Symphonie pour l'enfer
Article paru dans l'édition du Monde du 26.02.10
BD L'histoire de la représentation, en plein siège de Leningrad, de l'oeuvre écrite par Chostakovitch en hommage à ses habitants
resque un an de siège : les habitants de Leningrad mangent des chats, des oiseaux ou des rats liés par une sauce à la colle, celle qui servait aux réparateurs du Musée de l'Ermitage. Depuis le début du siège de la Wehrmacht, en septembre 1941, les généraux « froid, faim et terreur » ont décimé la population de la Venise du Nord aussi sûrement que les obus.

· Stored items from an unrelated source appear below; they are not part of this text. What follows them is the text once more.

@@ -260,36 +308,106 @@
     rank[r] = prev + __popc(peers & ((1u << lane) - 1u));
   }
   __syncthreads();
-  {
-    int run = 0;
-#pragma unroll
-    for (int i = 0; i < kWarps; ++i) {
-      int t = wcnt[i][threadIdx.x];
-      wcnt[i][threadIdx.x] = run;
-      run += t;
-    }
-    sbase[threadIdx.x] = gbase[(int64_t)threadIdx.x * n_ctas + blockIdx.x];
-  }
-  __syncthreads();
+
+  int cnt = 0;
+#pragma unroll
+  for (int i = 0; i < kWarps; ++i) {
+    const int t = wcnt[i][threadIdx.x];
+    wcnt[i][threadIdx.x] = cnt;
+    cnt += t;
+  }
+  unsigned long long* my_status = status + (int64_t)tile * kRadix + threadIdx.x;
+  st_status(my_status, (tile == 0 ? kPrefix : kAgg) | (unsigned)cnt);
+
+  int total;
+  const int lb = block_exclusive_scan<kWarps>(cnt, warp_sums, total);
+  lbase[threadIdx.x] = lb;
+  __syncthreads();
+
+  int* slot = rank;
 #pragma unroll
   for (int r = 0; r < kItems; ++r) {
-    if (wbase + r * 32 + lane < n) {
-      const int d = (int)((key[r] >> shift) & (kRadix - 1));
-      const int dest = sbase[d] + wcnt[w][d] + rank[r];
-      if (LAST)
-        vals_out[dest] = val[r];
-      else
-        pairs_out[dest] = make_uint2(key[r], val[r]);
-    }
-  }
-}
-
-__global__ void __launch_bounds__(kThreads) gather_col(const long long* __restrict__ other,
-                                                       const int* __restrict__ eid, int64_t n,
-                                                       int* __restrict__ col) {
-  int64_t i = (int64_t)blockIdx.x * blockDim.x + threadIdx.x;
-  const int64_t stride = (int64_t)gridDim.x * blockDim.x;
-  for (; i < n; i += stride) col[i] = (int)other[ldg_stream(eid + i)];
+    const int d = (int)((key[r] >> shift) & (kRadix - 1));
+    slot[r] = wbase + r * 32 + lane < n ? lbase[d] + wcnt[w][d] + rank[r] : -1;
+  }
+  __syncthreads();
+#pragma unroll
+  for (int r = 0; r < kItems; ++r) {
+    if (slot[r] >= 0) {
+      skey[slot[r]] = key[r];
+      spos[slot[r]] = SRC == kPairs ? pos[r] : (uint32_t)(wbase + r * 32 + lane);
+      if (OTHER) soth[slot[r]] = oth[r];
+    }
+  }
+
+  const int gb = block_exclusive_scan<kWarps>(ghist[threadIdx.x], warp_sums, total);
+  int earlier = 0;
+  for (int64_t j = (int64_t)tile - 1; j >= 0;) {
+    unsigned long long sw[kLookback];
+#pragma unroll
+    for (int k = 0; k < kLookback; ++k)
+      sw[k] = j - k >= 0 ? ld_status(status + (j - k) * kRadix + threadIdx.x) : kPrefix;
+    int k = 0;
+    bool done = false;
+#pragma unroll
+    for (int q = 0; q < kLookback; ++q) {
+      if (sw[q] == 0) break;
+      earlier += (int)(uint32_t)sw[q];
+      ++k;
+      if (sw[q] & kPrefix) {
+        done = true;
+        break;
+      }
+    }
+    if (done) break;
+    j -= k;
+  }
+  if (tile > 0) st_status(my_status, kPrefix | (unsigned)(earlier + cnt));
+  sdelta[threadIdx.x] = gb + earlier - lb;
+  __syncthreads();
+
+  const int64_t rest = n - (int64_t)tile * kTile;
+  const int tile_n = rest < kTile ? (int)rest : kTile;
+  for (int s = threadIdx.x; s < tile_n; s += kThreads) {
+    const int dest = sdelta[(skey[s] >> shift) & (kRadix - 1)] + s;
+    if (LAST) {
+      if (eid_out != nullptr) eid_out[dest] = (int)spos[s];
+      if (OTHER) col_out[dest] = (int)soth[s];
+    } else {
+      pairs_out[dest] = make_uint2(skey[s], spos[s]);
+      if (OTHER) other_out[dest] = soth[s];
+    }
+  }
+}
+
+constexpr int stage_bytes(bool other) { return (other ? 3 : 2) * kTile * (int)sizeof(uint32_t); }
+static_assert(kWarps * kRadix <= 2 * kTile, "per-warp digit counters must fit in the staging buffer");
+static_assert(kThreads == kRadix, "one thread per digit in the look-back");
+
+template <int SRC, bool OTHER, bool LAST>
+int launch_onesweep(int n_tiles, cudaStream_t st, const void* keys_in, const void* other_in, int64_t n, int shift,
+                    const int* ghist, unsigned long long* status, int* tile_counter, uint2* pairs_out,
+                    uint32_t* other_out, int* eid_out, int* col_out) {
+  static SmemAttrState attr;
+  auto kernel = onesweep<SRC, OTHER, LAST>;
+  TRG_CUDA(ensure_dyn_smem(kernel, stage_bytes(OTHER), attr));
+  kernel<<<n_tiles, kThreads, stage_bytes(OTHER), st>>>(keys_in, other_in, n, shift, ghist, status, tile_counter,
+                                                        pairs_out, other_out, eid_out, col_out);
+  count_launch();
+  TRG_LAUNCH_OK();
+  return TRG_OK;
+}
+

Pourtant, la ville résiste. Dans les rues, les haut-parleurs diffusent poèmes et sentences patriotiques. De surcroît, Staline demande que l'Orchestre de la Radio de Leningrad joue la Septième Symphonie en ut majeur de Dmitri Chostakovitch le 9 août 1942, date à laquelle Hitler a prévu l'entrée de ses troupes dans la ville. Un jeune officier, Vlakov, est chargé d'acheminer la partition de cette symphonie baptisée « La Leningrad ». Déjà jouée à Moscou, Londres et New York, l'oeuvre ne l'a pas encore été dans la ville natale du maître. A la fois hommage à Leningrad et au 1,8 million de victimes du siège - qui durera près de neuf cents jours -, elle est aussi un encouragement à la résistance.

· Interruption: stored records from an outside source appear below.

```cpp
int dftk_mi_kblock_set_gamma_real(dftk_mi_kblock* kb, int on);
int dftk_mi_gamma_half_size(dftk_mi_kblock* kb, int64_t* n_half);
int dftk_mi_gamma_tables_host(int nx, int ny, int nz, int64_t n_G, const int64_t* mapping0_h, int64_t* n_half,
                              int32_t* row_h, int32_t* partner_row_h);
int dftk_mi_gamma_compress(dftk_mi_kblock* kb, int m, const dftk_mi_cplx* X_d, int64_t ldx, dftk_mi_cplx* Xh_d,
                           int64_t ldh);
int dftk_mi_gamma_compress_aligned(dftk_mi_kblock* kb, int m, const dftk_mi_cplx* X_d, int64_t ldx, dftk_mi_cplx* Xh_d,
                                   int64_t ldh);
int dftk_mi_gamma_expand(dftk_mi_kblock* kb, int m, const dftk_mi_cplx* Xh_d, int64_t ldh, dftk_mi_cplx* X_d,
                         int64_t ldx);
int dftk_mi_gamma_apply_H(dftk_mi_kblock* kb, int which, int n_bands, const dftk_mi_cplx* psih_d, int64_t ld_psi,
                          dftk_mi_cplx* Hpsih_d, int64_t ld_Hpsi);
int dftk_mi_density_accumulate_real(dftk_mi_kblock* kb, int n_bands, const dftk_mi_cplx* psi_d, int64_t ld_psi,
                                    const double* weight_h, double* rho_d);

int dftk_mi_shard_plan_host(int n_ranks, int rank, int n_bands, const int64_t* row_starts_h, int* band_starts,
                            int64_t* slab_off, int64_t* slab_cnt, int64_t* band_off, int64_t* band_cnt);

int dftk_mi_prof_enable(dftk_mi_basis* basis, int on);
int dftk_mi_prof_get(dftk_mi_basis* basis, int family, double* total_ms, double* work, int64_t* launches);
typedef struct dftk_mi_anderson dftk_mi_anderson;
int dftk_mi_anderson_create(dftk_mi_basis* basis, int64_t n, int m, double maxcond, double errorfactor,
                            dftk_mi_anderson** out);
int dftk_mi_anderson_destroy(dftk_mi_anderson* acc);
int dftk_mi_anderson_reset(dftk_mi_anderson* acc);
int dftk_mi_anderson_history(const dftk_mi_anderson* acc);
int dftk_mi_anderson_step(dftk_mi_anderson* acc, const double* x_d, double alpha, const double* Pf_d, double* x_next_d,
                          int* n_history );
int dftk_mi_chi0_mix(dftk_mi_kblock* cube_kblock, int n_comp, const double* recip_lattice_h, const double* poisson_d,
                     const double* ldos_d, double dvol, int dielectric, double kTF, double eps_r, const double* dF_d,
                     double reltol, int krylovdim, int maxiter, double* drho_d, int* n_applies, int* converged);

int dftk_mi_launch_count(int64_t* launches, int64_t* host_syncs);

int dftk_mi_device_buffers_live(int64_t* count, int64_t* bytes);

int dftk_mi_step_sums(dftk_mi_basis* basis, int64_t n, const double* a_d, const double* b_d, const double* c_d, double* out_h);

int dftk_mi_fermi_bisection(int n_k, const int* n_bands, const double* eig, const double* kweights, int smearing,
                            double temperature, double filled, double n_electrons, double lo, double hi, double* eF_out);
int dftk_mi_prof_zgemm_shapes(dftk_mi_basis* basis, int cap, int64_t* rows6, double* ms, int* count);

int dftk_mi_diag_mfma_peak(dftk_mi_basis* basis, int waves_per_simd, int iters, double* tflops);

int dftk_mi_zgemm_plan_host(char transA, int64_t m, int64_t n, int64_t k, int flags, int* out12);
int dftk_mi_zgemm_fold_host(char transA, int64_t m, int64_t n, int64_t k, int flags, int cap, int* items4, int* count);
int dftk_mi_jacobi_schedule_host(int n, int round, int* n_blocks, int* pairs ,
                                 int* where );
int dftk_mi_fft_plan_host(int n, int* n_radices, int* radices , int* pos );
int dftk_mi_sphere_tables_host(int nx, int ny, int nz, int64_t n_G, const int64_t* mapping0_h,
                               int64_t* n_lines, int* n_zplanes, int64_t* line_id ,
                               int64_t* line_start );

#ifdef __cplusplus
}
#endif
#endif
```

Measured before the change: 6.306.

## Use wave-register Cholesky in potrf_trtri coop kernel and lighten flag fences

Rewrites the diagonal 16x16 Cholesky block in the cooperative potrf/trtri kernel to work in registers via readlane broadcasts instead of shared-memory updates with wave barriers. It caches reciprocal diagonals in a Dinv array and drops one __syncthreads per panel loop iteration by reordering the shared Lj write. The inter-block flag wait and signal now use relaxed atomics with explicit agent fences in place of full __threadfence. It also factors the compact GEMM tile mapping into a shared host/device helper and exposes it for host inspection, which risks subtle memory-ordering bugs.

Vlakov, aidé par Irina, une jeune joueuse de hautbois, va tout faire pour qu'elle puisse être jouée à Leningrad. Il va obtenir des musiciens en renfort, doubler les rations de l'orchestre à bout de souffle, copier à la hâte la partition transmise à la barbe des nazis.
C'est cette volonté de rester debout, poing levé et musique en tête, que racontent Céka et Borris, avec une émotion à juste distance, sans pathos. Les couleurs froides, bleues et grises, virent au rouge bistre et à l'ocre pour décrire la ville « de sang et de lumière » ; les personnages animaliers - inspirés de la série Edmond le cochon, de Jean-Marc Rochette - vivent entre bombes et décombres, cadavres et caves, la foi en la victoire en guise de viatique.
On sait, depuis, que Dmitri Chostakovitch avait voulu que cette symphonie soit un requiem à la mémoire de « toutes » les victimes du siège, de la révolution et des procès staliniens. Cela rend la lecture de cette BD encore plus bouleversante.